她將昨日在書架底下淘來的冰鎮酒往桌上重重一放,順手用筷子夾起一顆油炸花生,小口地喫着。
但喫不了兩口,宣採薇眼神微頓,其後劃過一陣躍躍欲試。
先前她穿成說書人的扇子的時候,見到酒樓裏的客人,都是將花生拋着喫,嚼得嘎嘣脆兒,雖是上不得檯面,但客人們卻喫得十分津津有味。
這讓宣採薇不免有些好奇,難道那樣喫會更好喫一些嗎?
宣採薇想着自己如果真的哪天意外回去了,就要繼續去當沉靜守禮的宣三小姐了。
這麼一想,宣採薇心裏難得起了幾分逆反心思。
下一刻,她白嫩的小手,往盤子裏炸的酥紅鮮脆的花生米伸了過去,撿起一顆花生米,輕輕往半空中拋了一下。
一開始,宣採薇並不熟練,花生米不是掉在地上,就是砸在臉上,好不容易終於進了一回嘴裏。
她立馬嘴角咧開,歡喜地就差沒拍拍手。
這種爲小小的成功而感到歡喜的感覺,宣採薇已經很久沒體會過了。
有一就有二,之後宣採薇倒是放開了。
一邊喫着花生米,一邊還開了秦隱藏着的酒。
她起初只想倒一點點,嚐個鮮,誰料,琥珀色的酒液一入喉,甘甜的梅子味混合着一點點酒味,好喝到根本停不下來。

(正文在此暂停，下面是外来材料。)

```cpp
static size_t fusion_parts(int32_t n, int32_t h, int32_t w, size_t* o_px, size_t* o_gr, size_t* o_maps) {
    const int Hm = h - WIN + 1, Wm = w - WIN + 1;
    const size_t ns = (size_t)cdiv(Wm, ST) * cdiv(Hm, ST) * n, ngr = (size_t)cdiv(w, LT) * cdiv(h, LT) * n;
    auto up = [](size_t v) { return (v + 63) / 64 * 64; };
    *o_px = up(ns);
    *o_gr = *o_px + up(ngr);
    *o_maps = *o_gr + up(ngr);
    return *o_maps + (size_t)4 * n * (h > 10 ? h - 10 : 0) * (w > 10 ? w - 10 : 0);
}
extern "C" size_t mmif_fusion_loss_workspace(int32_t n, int32_t h, int32_t w) {
    size_t a, b, c;
    return fusion_parts(n, h, w, &a, &b, &c) * sizeof(float);
}
extern "C" int mmif_fusion_loss(const float* img1, const float* img2, const float* imgf, int32_t n, int32_t h, int32_t w, float w_ssim,
                                float data_range, float w_pixel, int32_t pixel_max, int32_t pixel_l2, float w_grad, int32_t grad_max,
                                int32_t grad_l2, float* loss_out, float* grad_out, void* workspace, size_t workspace_bytes, void* stream) {
    MMIF_REQUIRE(h >= WIN && w >= WIN, "fusion_loss: image smaller than the 11x11 window (%dx%d)", h, w);
    size_t o_px, o_gr, o_maps;
    if (workspace_bytes < fusion_parts(n, h, w, &o_px, &o_gr, &o_maps) * sizeof(float)) {
        set_error("fusion_loss: workspace too small");
        return MMIF_EWORKSPACE;
    }
    hipStream_t st = (hipStream_t)stream;
    Win11 win;
    gaussian_window(win);
    const float C1 = (0.01f * data_range) * (0.01f * data_range), C2 = (0.03f * data_range) * (0.03f * data_range);
    const int Hm = h - WIN + 1, Wm = w - WIN + 1;
    const int tmx = cdiv(Wm, ST), tmy = cdiv(Hm, ST);
    float* ps = (float*)workspace;
    float *pp = ps + o_px, *pg = ps + o_gr, *maps = grad_out ? ps + o_maps : nullptr;
    const int ns = tmx * tmy * n;
    hipLaunchKernelGGL(ssim_stats_kernel, dim3(tmx * tmy, n), dim3(256), 0, st, img1, img2, imgf, h, w, win, C1, C2, maps, ps, tmx);
    if (int rc = check_launch("fusion_loss ssim_stats")) return rc;
    if (grad_out) {
        const int tx = cdiv(w, ST), ty = cdiv(h, ST);
        hipLaunchKernelGGL(ssim_grad_kernel, dim3(tx * ty, n), dim3(256), 0, st, img1, img2, imgf, h, w, win, maps,
                           -w_ssim * 0.5f / ((float)n * Hm * Wm), grad_out, tx);
        if (int rc = check_launch("fusion_loss ssim_grad")) return rc;
    }
    const long long total = (long long)n * h * w;
    const int tx = cdiv(w, LT), ty = cdiv(h, LT);
    hipLaunchKernelGGL(grad_loss_kernel, dim3(tx * ty, n), dim3(256), 0, st, img1, img2, imgf, h, w, w_grad / (float)total, grad_max, grad_l2,
                       grad_out, pg, tx, 1, (pixel_max ? 1 : 0) | (pixel_l2 ? 2 : 0), w_pixel / (float)total, pp);
    if (int rc = check_launch("fusion_loss pixel + grad")) return rc;
    hipLaunchKernelGGL(fusion_finish_kernel, dim3(1), dim3(1024), 0, st, ps, ns, w_ssim, 1.f / ((float)n * Hm * Wm), pp, tx * ty * n,
                       w_pixel / (float)total, pg, tx * ty * n, w_grad / (float)total, loss_out);
    return check_launch("fusion_loss finish");
}
```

這一杯一杯下去,宣採薇起初還算清醒的眉眼,沒過多會,便蒙上了一層迷霧。
整個身子搖來搖去的,手還打到好幾下軟塌上的木靠,在白嫩的小手上留下了幾道紅印,但她面上卻全然沒有痛意。
顯然,宣採薇喝醉了。
喝醉的宣採薇迷糊糊起身,她想去給自己倒杯茶。
雖然書房裏沒有,但她畫裏的小木屋裏備着有茶。
但宣採薇剛沒走兩步,腰上系的鬆鬆垮垮的錦囊,不小心掉在了地上。
面色酡紅的宣採薇,感覺有一堆星星在她眼前轉來轉去,似乎想要轉成一條銀河。
她暈乎乎地蹲了身,閉着眼,在地上摸了摸,很快摸到了錦囊,只是在拾起時,其中一張符咒,掉了出來。
喝迷瞪眼的宣採薇卻並未發覺。
另一邊。
北安寺。
秦隱的臉色,任誰看都不是很好看,可以說是十分難看。
即便,他眼上蒙着白布,但周身散發出來的冷氣,依舊凍得周遭生疼。
秦隱對面,臉上掛着面巾,穿着一身杏黃色衣裳的女子最能體會。
她本身雀躍驚喜的眉眼,在越發冷凝的氣氛中,明顯變得有些惴惴不安。
接着,她朝着主座上,眉心帶有一點紅的婦人看去。
婦人神情和善,見着杏黃色衣裳女子投過來的求助目光,露出一絲安撫的笑容,讓杏黃色衣裳女子的表情稍微和緩了些。
其後,婦人才轉頭看向秦隱。
“隱兒,這位是上回我在荷花宴上遇到的簡家小姐,溫柔賢淑,品貌雙全,母親很是喜歡。”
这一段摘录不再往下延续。